**Task prompt**
Filter the entries for the word "threadIdx". Copy each line that has it.

**Stored data**
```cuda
__device__ __forceinline__ void lsd_load_cand(const double* __restrict__ c, LsdRect& rc) {
    rc.x1 = c[0]; rc.y1 = c[1]; rc.x2 = c[2]; rc.y2 = c[3]; rc.width = c[4]; rc.x = c[5]; rc.y = c[6]; rc.theta = c[7]; rc.dx = c[8]; rc.dy = c[9];
    rc.prec = c[10]; rc.p = c[11];
}
__global__ void __launch_bounds__(64) k_lsd_validate(LsdGeom g, const uint32_t* __restrict__ ang_all, const double* __restrict__ cands, const int32_t* __restrict__ n_cand,
                                                     double* __restrict__ cand_nfa, uint32_t* __restrict__ fail_list, int32_t* __restrict__ n_fail) {
    const int frame = blockIdx.y;
    const int ci = blockIdx.x * 64 + threadIdx.x;
    const int n = min(n_cand[frame], g.cand_cap);
    if (ci >= n) return;
    LsdFrame F;
    F.ang = const_cast<uint32_t*>(ang_all) + (size_t)frame * g.W * g.H; F.cs = nullptr; F.gxy = nullptr; F.reg = nullptr; F.order = nullptr; F.W = g.W; F.H = g.H;
    LsdRect rc;
    lsd_load_cand(cands + ((size_t)frame * g.cand_cap + ci) * 12, rc);
    const double log_nfa = lsd_rect_nfa_scalar(F, g, rc);
    cand_nfa[(size_t)frame * g.cand_cap + ci] = log_nfa;
    if (!(log_nfa > g.log_eps)) fail_list[(size_t)frame * g.cand_cap + atomicAdd(&n_fail[frame], 1)] = (uint32_t)ci;
}
__global__ void __launch_bounds__(64) k_lsd_improve(LsdGeom g, const uint32_t* __restrict__ ang_all, double* __restrict__ cands, double* __restrict__ cand_nfa,
                                                    const uint32_t* __restrict__ fail_list, const int32_t* __restrict__ n_fail) {
    const int frame = blockIdx.y;
    const int k = blockIdx.x * 64 + threadIdx.x;
    if (k >= n_fail[frame]) return;
    const int ci = (int)fail_list[(size_t)frame * g.cand_cap + k];
    LsdFrame F;
    F.ang = const_cast<uint32_t*>(ang_all) + (size_t)frame * g.W * g.H; F.cs = nullptr; F.gxy = nullptr; F.reg = nullptr; F.order = nullptr; F.W = g.W; F.H = g.H;
    double* c = cands + ((size_t)frame * g.cand_cap + ci) * 12;
    LsdRect rc;
    lsd_load_cand(c, rc);
    const double log_nfa = lsd_rect_improve_rest(F, g, rc, cand_nfa[(size_t)frame * g.cand_cap + ci]);
    c[0] = rc.x1; c[1] = rc.y1; c[2] = rc.x2; c[3] = rc.y2; c[4] = rc.width; c[11] = rc.p;
    cand_nfa[(size_t)frame * g.cand_cap + ci] = log_nfa;
}

__global__ void __launch_bounds__(256) k_lsd_emit(LsdGeom g, const double* __restrict__ cands, const int32_t* __restrict__ n_cand, const double* __restrict__ cand_nfa,
                                                  float4* __restrict__ segs, double* __restrict__ wpn, int32_t* __restrict__ n_segs, int32_t* __restrict__ status) {
    __shared__ int s_warp[8];
    __shared__ int s_base;
    const int frame = blockIdx.x, tid = threadIdx.x, lane = tid & 31, wid = tid >> 5;
    const int n = min(n_cand[frame], g.cand_cap);
    if (tid == 0) s_base = 0;
    __syncthreads();
    for (int c0 = 0; c0 < n; c0 += 256) {
        const int ci = c0 + tid;
        bool keep = false;
        double nfa = -1;
        if (ci < n) {
            if (g.refine >= 2) { nfa = cand_nfa[(size_t)frame * g.cand_cap + ci]; keep = nfa > g.log_eps; }
            else keep = true;
        }
        const unsigned m = __ballot_sync(0xffffffffu, keep);
        if (lane == 0) s_warp[wid] = __popc(m);
        __syncthreads();
        int off = s_base;
        for (int w = 0; w < wid; ++w) off += s_warp[w];
        const int slot = off + __popc(m & ((1u << lane) - 1u));
        if (keep && slot < g.seg_cap) {
            const double* c = cands + ((size_t)frame * g.cand_cap + ci) * 12;
            double x1 = c[0], y1 = c[1], x2 = c[2], y2 = c[3], width = c[4];
            x1 += 0.5; y1 += 0.5; x2 += 0.5; y2 += 0.5;
            x1 /= 0.8; y1 /= 0.8; x2 /= 0.8; y2 /= 0.8; width /= 0.8;
            segs[(size_t)frame * g.seg_cap + slot] = make_float4((float)x1, (float)y1, (float)x2, (float)y2);
            double* o = wpn + ((size_t)frame * g.seg_cap + slot) * 3;
            o[0] = width; o[1] = c[11]; o[2] = nfa;
        }
        __syncthreads();
        if (tid == 0) { int t = 0; for (int w = 0; w < 8; ++w) t += s_warp[w]; s_base += t; }
        __syncthreads();
// ... 63 lines not shown
```

planarslam_b200/csrc/lsd_pipeline.cu:

```cuda
#include <algorithm>
#include <cfloat>
#include <cmath>
#include <cstring>
#include <cstdlib>
#include <string>

#include "lsd_kernels.cuh"
#include "lbd_kernels.cuh"

namespace pslam {

struct LsdBuffers {
    LsdGeom g;
    int max_batch = 0, last_n = 0, max_lines_cap = 0;
    int16_t *d_ix = nullptr, *d_ax = nullptr, *d_iy = nullptr, *d_ay = nullptr;
    float2* d_lut = nullptr; double* d_lgamma = nullptr;
    uint8_t* d_gray = nullptr;
    uint8_t* d_scaled = nullptr; uint32_t* d_ang = nullptr; float2* d_cs = nullptr; uint32_t* d_gxy = nullptr; int32_t* d_smax = nullptr;
    uint32_t* d_reg = nullptr; uint32_t* d_order = nullptr; int32_t* d_norder = nullptr;
    double* d_cands = nullptr; double* d_cand_nfa = nullptr; int32_t* d_ncand = nullptr;
    uint32_t* d_fail = nullptr; int32_t* d_nfail = nullptr;
    float4* d_segs = nullptr; double* d_wpn = nullptr; int32_t* d_nsegs = nullptr; int32_t* d_status = nullptr;
    LsdKeyLine* d_kl = nullptr; double* d_lf = nullptr; int32_t* d_nkl = nullptr;
    int16_t *d_dx = nullptr, *d_dy = nullptr; float *d_glocal = nullptr, *d_gglobal = nullptr; uint8_t* d_ldesc = nullptr; float* d_lbd72 = nullptr;
    std::vector<int32_t> h_n, h_status;
};

static int lsd_cv_round(double v) { return (int)std::nearbyint(v); }

static float host_fast_atan2_deg(float y, float x) {
    const float p1 = 0.9997878412794807f * (float)(180 / 3.14159265358979323846);
    const float p3 = -0.3258083974640975f * (float)(180 / 3.14159265358979323846);
    const float p5 = 0.1555786518463281f * (float)(180 / 3.14159265358979323846);
    const float p7 = -0.04432655554792128f * (float)(180 / 3.14159265358979323846);
    const float ax = std::fabs(x), ay = std::fabs(y);
    float a, c, c2;
    if (ax >= ay) { c = ay / (ax + (float)DBL_EPSILON); c2 = c * c; a = (((p7 * c2 + p5) * c2 + p3) * c2 + p1) * c; }
    else { c = ax / (ay + (float)DBL_EPSILON); c2 = c * c; a = 90.f - (((p7 * c2 + p5) * c2 + p3) * c2 + p1) * c; }
    if (x < 0) a = 180.f - a;
    if (y < 0) a = 360.f - a;
    return a;
}

static const int LSD_SEG_CAP = 4096;
#define LSD_REGIONS_OCC 24

int lsd_alloc(pslam_ctx* c) {
    if (c->lsd) return PSLAM_OK;
    LsdBuffers* Bp = new LsdBuffers();
    LsdBuffers& B = *Bp;
    LsdGeom& g = B.g;
    g.w = c->cfg.width; g.h = c->cfg.height;
    const double SCALE = 0.8, ANG_TH = 22.5, QUANT = 2.0;
    g.W = lsd_cv_round(g.w * SCALE); g.H = lsd_cv_round(g.h * SCALE);
    if (g.W < 8 || g.H < 8 || g.W > 32767 || g.H > 32767) { delete Bp; return set_error(c, PSLAM_E_INVALID, "image size unsupported by the line-segment detector"); }
    g.refine = 2;
    g.seg_cap = g.cand_cap = std::max(LSD_SEG_CAP, (int)(((long long)LSD_SEG_CAP * g.w * g.h / (640 * 480) + 1023) / 1024 * 1024));
    {
        const char* e = std::getenv("PSLAM_LSD_RECT_ENUM");
        g.rect_enum = (e && (!std::strcmp(e, "published") || !std::strcmp(e, "0"))) ? 0 : 1;
    }
    g.prec = LSD_PI * ANG_TH / 180; g.p = ANG_TH / 180; g.rho = QUANT / std::sin(g.prec);
    g.log_nt = 5 * (std::log10(double(g.W)) + std::log10(double(g.H))) / 2 + std::log10(11.0);
    g.min_reg_size = (int)(size_t)(-g.log_nt / std::log10(g.p));
    g.density_th = 0.7; g.log_eps = 0;
    B.max_batch = c->cfg.max_batch;
    auto coef = [SCALE](int dn, int sn, std::vector<int16_t>& idx, std::vector<int16_t>& a) {
        idx.resize(dn); a.resize(dn);
        const double scale = 1.0 / SCALE;
        for (int d = 0; d < dn; ++d) {
            const double f = (d + 0.5) * scale - 0.5;
            int i = (int)std::floor(f);
            double fr = f - i;
            if (i < 0) { i = 0; fr = 0; }
            if (i >= sn - 1) { i = sn - 1; fr = 0; }
            idx[d] = (int16_t)i; a[d] = (int16_t)std::floor(fr * 256 + 0.5);
        }
    };
    std::vector<int16_t> ix, ax, iy, ay;
    coef(g.W, g.w, ix, ax); coef(g.H, g.h, iy, ay);
    for (int X0 = 0; X0 < g.W; X0 += LSD_TW) {
        const int X1 = std::min(X0 + LSD_TW, g.W) - 1;
        if (std::min(ix[X1] + 1, g.w - 1) - ix[X0] + 5 > LSD_SW) { delete Bp; return set_error(c, PSLAM_E_INVALID, "LSD tile bound (width)"); }
    }
    for (int Y0 = 0; Y0 < g.H; Y0 += LSD_TH) {
        const int Y1 = std::min(Y0 + LSD_TH, g.H) - 1;
        if (std::min(iy[Y1] + 1, g.h - 1) - iy[Y0] + 5 > LSD_SH) { delete Bp; return set_error(c, PSLAM_E_INVALID, "LSD tile bound (height)"); }
    }
    std::vector<float2> lut((size_t)1021 * 1021);
    for (int gx = -510; gx <= 510; ++gx)
        for (int gy = -510; gy <= 510; ++gy) {
            const double ang = (double)host_fast_atan2_deg((float)gx, (float)(-gy)) * LSD_DEG2RAD;
            const float af = (float)ang;
            lut[(size_t)(gx + 510) * 1021 + (gy + 510)] = make_float2(std::cos(af), std::sin(af));
        }
    std::vector<double> lgam(LSD_LGAMMA_N, 0.0);
    for (int i = 1; i < LSD_LGAMMA_N; ++i) {
        const double x = (double)i;
        if (x > 15.0) lgam[i] = 0.918938533204673 + (x - 0.5) * std::log(x) - x + 0.5 * x * std::log(x * std::sinh(1 / x) + 1 / (810.0 * std::pow(x, 6.0)));
        else {
            static const double q[7] = {75122.6331530, 80916.6278952, 36308.2951477, 8687.24529705, 1168.92649479, 83.8676043424, 2.50662827511};
            double a = (x + 0.5) * std::log(x + 5.5) - (x + 5.5), b = 0;
            for (int n = 0; n < 7; ++n) { a -= std::log(x + double(n)); b += q[n] * std::pow(x, double(n)); }
            lgam[i] = a + std::log(b);
        }
    }
    const size_t npx = (size_t)g.W * g.H, nb = (size_t)B.max_batch;
#define LA(ptr, bytes) do { const int rc_ = check_cuda(c, cudaMalloc((void**)&(ptr), (bytes)), "cudaMalloc(lsd)"); if (rc_ != PSLAM_OK) { c->lsd = Bp; lsd_free(c); return rc_; } } while (0)
    LA(B.d_ix, g.W * 2); LA(B.d_ax, g.W * 2); LA(B.d_iy, g.H * 2); LA(B.d_ay, g.H * 2); LA(B.d_lut, lut.size() * sizeof(float2)); LA(B.d_lgamma, LSD_LGAMMA_N * 8);
    LA(B.d_gray, nb * g.w * g.h); LA(B.d_scaled, nb * npx); LA(B.d_ang, nb * npx * 4); LA(B.d_cs, nb * npx * 8); LA(B.d_gxy, nb * npx * 4); LA(B.d_smax, nb * 4);
    LA(B.d_reg, nb * npx * 4); LA(B.d_order, nb * npx * 4); LA(B.d_norder, nb * 4);
    LA(B.d_fail, nb * g.cand_cap * 4); LA(B.d_nfail, nb * 4);
    LA(B.d_cands, nb * g.cand_cap * 12 * 8); LA(B.d_cand_nfa, nb * g.cand_cap * 8); LA(B.d_ncand, nb * 4);
    LA(B.d_segs, nb * g.seg_cap * sizeof(float4)); LA(B.d_wpn, nb * g.seg_cap * 3 * 8); LA(B.d_nsegs, nb * 4); LA(B.d_status, nb * 4);
#undef LA
    cudaStream_t st = c->stream;
    PSLAM_CUDA(c, cudaMemcpyAsync(B.d_ix, ix.data(), g.W * 2, cudaMemcpyHostToDevice, st));
    PSLAM_CUDA(c, cudaMemcpyAsync(B.d_ax, ax.data(), g.W * 2, cudaMemcpyHostToDevice, st));
    PSLAM_CUDA(c, cudaMemcpyAsync(B.d_iy, iy.data(), g.H * 2, cudaMemcpyHostToDevice, st));
    PSLAM_CUDA(c, cudaMemcpyAsync(B.d_ay, ay.data(), g.H * 2, cudaMemcpyHostToDevice, st));
    PSLAM_CUDA(c, cudaMemcpyAsync(B.d_lut, lut.data(), lut.size() * sizeof(float2), cudaMemcpyHostToDevice, st));
    PSLAM_CUDA(c, cudaMemcpyAsync(B.d_lgamma, lgam.data(), LSD_LGAMMA_N * 8, cudaMemcpyHostToDevice, st));
    g.lgamma_tab = B.d_lgamma;
    PSLAM_CUDA(c, cudaStreamSynchronize(st));
    c->lsd = Bp;
    return PSLAM_OK;
}
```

**Solution**
    const int ci = blockIdx.x * 64 + threadIdx.x;
    const int k = blockIdx.x * 64 + threadIdx.x;
    const int frame = blockIdx.x, tid = threadIdx.x, lane = tid & 31, wid = tid >> 5;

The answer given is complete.